Odin has been a definite presence in my life of late. I feel drawn to him. I am hesitant delve deeply into a relationship with him because I know that he asks a great deal from his followers. I want to let go and immerse myself. My kemetic gods are supportive, but they also want me to be careful. Djehuty doesn’t want me to be completely owned by Odin. Sekhmet is worried that I will need a lot of healing when I am done working with him. However, they are still supportive of my interest and wish me the best. I am still kemetic, but I am also now exploring heathenry. I prefer to honor the gods in their own ways. I know that I am supposed to learn independence from the heathen gods. I also know that goal probably involves some painful lessons. As someone who doesn’t like pain, I’ve been avoiding asking for lessons. However, it is time to move forward. I want to move forward.
I went to a day long ADF festival in Topeka, Kansas, last Saturday. The head of my local grove was ordained as official clergy. The grounds were gorgeous with blooming tulips and a large lake. There was a discussion on theology, a discussion on mindfulness, and a panel by the heads of different groves. It reminded me how much I love festivals and how much I can learn from ADF. I want to finish the initial self study program for ADF so that I can take advantage of other classes. It was very motivating to see all the hard work of my grove leader pay off in her ordination. I don’t think I am meant to be ADF clergy, but I do feel that moving forward in the organization would help me grow overall.
My schedule is busy these days. I’m not complaining. I enjoy having so many religious functions to attend. I attend an educational session with the Order of the Red Grail on the first Saturday in April. Then next Saturday was the ADF festival. This Saturday is a private blot and sumbel that I’ve been invited to attend. The following Saturday is our local grove’s Beltane ritual. It is good for me to get out and participate. Hopefully it will help me to make new friends and break down some of the walls that I’ve built around myself. It is also good to see how different organizations are structured and run. If I do decide to try to start a local kemetic group, I will need all of the information that I can get about the different ways to set up and run an organization.
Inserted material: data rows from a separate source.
void launch_enc_carry(tm_batch* b, const uint8_t* d_exits, uint8_t* d_entry, uint32_t* d_acc, uint64_t own, uint32_t keep, hipStream_t st) {
  TM_LAUNCH(k_enc_carry, 1, 256, 0, st, d_exits, d_entry, b->d_doc_missing, d_acc, b->d_text, own, keep);
}

int run_pipeline(tm_batch* b, hipStream_t st, bool timed, float* ms, bool emit) {
  hipError_t e;
  if (timed && !b->have_events) {
    for (auto& ev : b->ev) if ((e = hipEventCreate(&ev)) != hipSuccess) return hip_fail(e, "hipEventCreate");
    b->have_events = true;
  }
  b->has_output = false;
  b->row_form = -1;
  int rc = pipeline_match(b, st, timed ? b->ev : nullptr);
  if (rc == TM_OK) rc = pipeline_resolve(b, st, timed ? b->ev : nullptr, emit ? 2 : 1);
  if (rc != TM_OK) return rc;
  b->has_output = emit;
  if (emit) b->row_form = r0_mode(b, false);
  if (timed) {
    if ((e = hipEventSynchronize(b->ev[TM_NUM_KERNELS])) != hipSuccess) return hip_fail(e, "hipEventSynchronize");
    for (int k = 0; k < TM_NUM_KERNELS; k++) (void)hipEventElapsedTime(&ms[k], b->ev[k], b->ev[k + 1]);
  }
  return TM_OK;
}

__global__ void k_copy_small(const uint8_t* __restrict__ src, uint8_t* __restrict__ dst, uint64_t n, int words) {
  const uint64_t i = (uint64_t)blockIdx.x * blockDim.x + threadIdx.x;
  if (words) { if (i < n / 8) reinterpret_cast<uint64_t*>(dst)[i] = reinterpret_cast<const uint64_t*>(src)[i]; }
  else if (i < n) dst[i] = src[i];
}
// ... 138 lines not shown
    hipStream_t st = b->last_stream;
    launch_emit(b, st, true, true);
    if ((e = hipStreamSynchronize(st)) != hipSuccess) return hip_fail(e, "emit rerun");
  }
  return TM_OK;
}

}

extern "C" {

const char* tm_kernel_name(int k) { return k >= 0 && k < TM_NUM_KERNELS ? kKernelNames[k] : ""; }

I haven’t spent much time at my shrines or altar recently. I’ve been worried that if I honor one god or pantheon then the other gods will be upset. It is a silly worry. My gods have been supportive of my differing interests. I need to get back into the habit of a daily routine. I miss it. I still talk to my gods on a daily basis, but it is not the same as spending time in shrine. I’m starting to get back into doing divination for myself. It has always been my way of communicating with the gods, but I’ve felt unequal to it lately. I’ve been very dependent on other people’s divination. Their divination has been wonderful and enlightening, but I need to renew my faith in myself. I need to trust my intuition. It has carried me this far. Along with the gods, it will take me to my goals.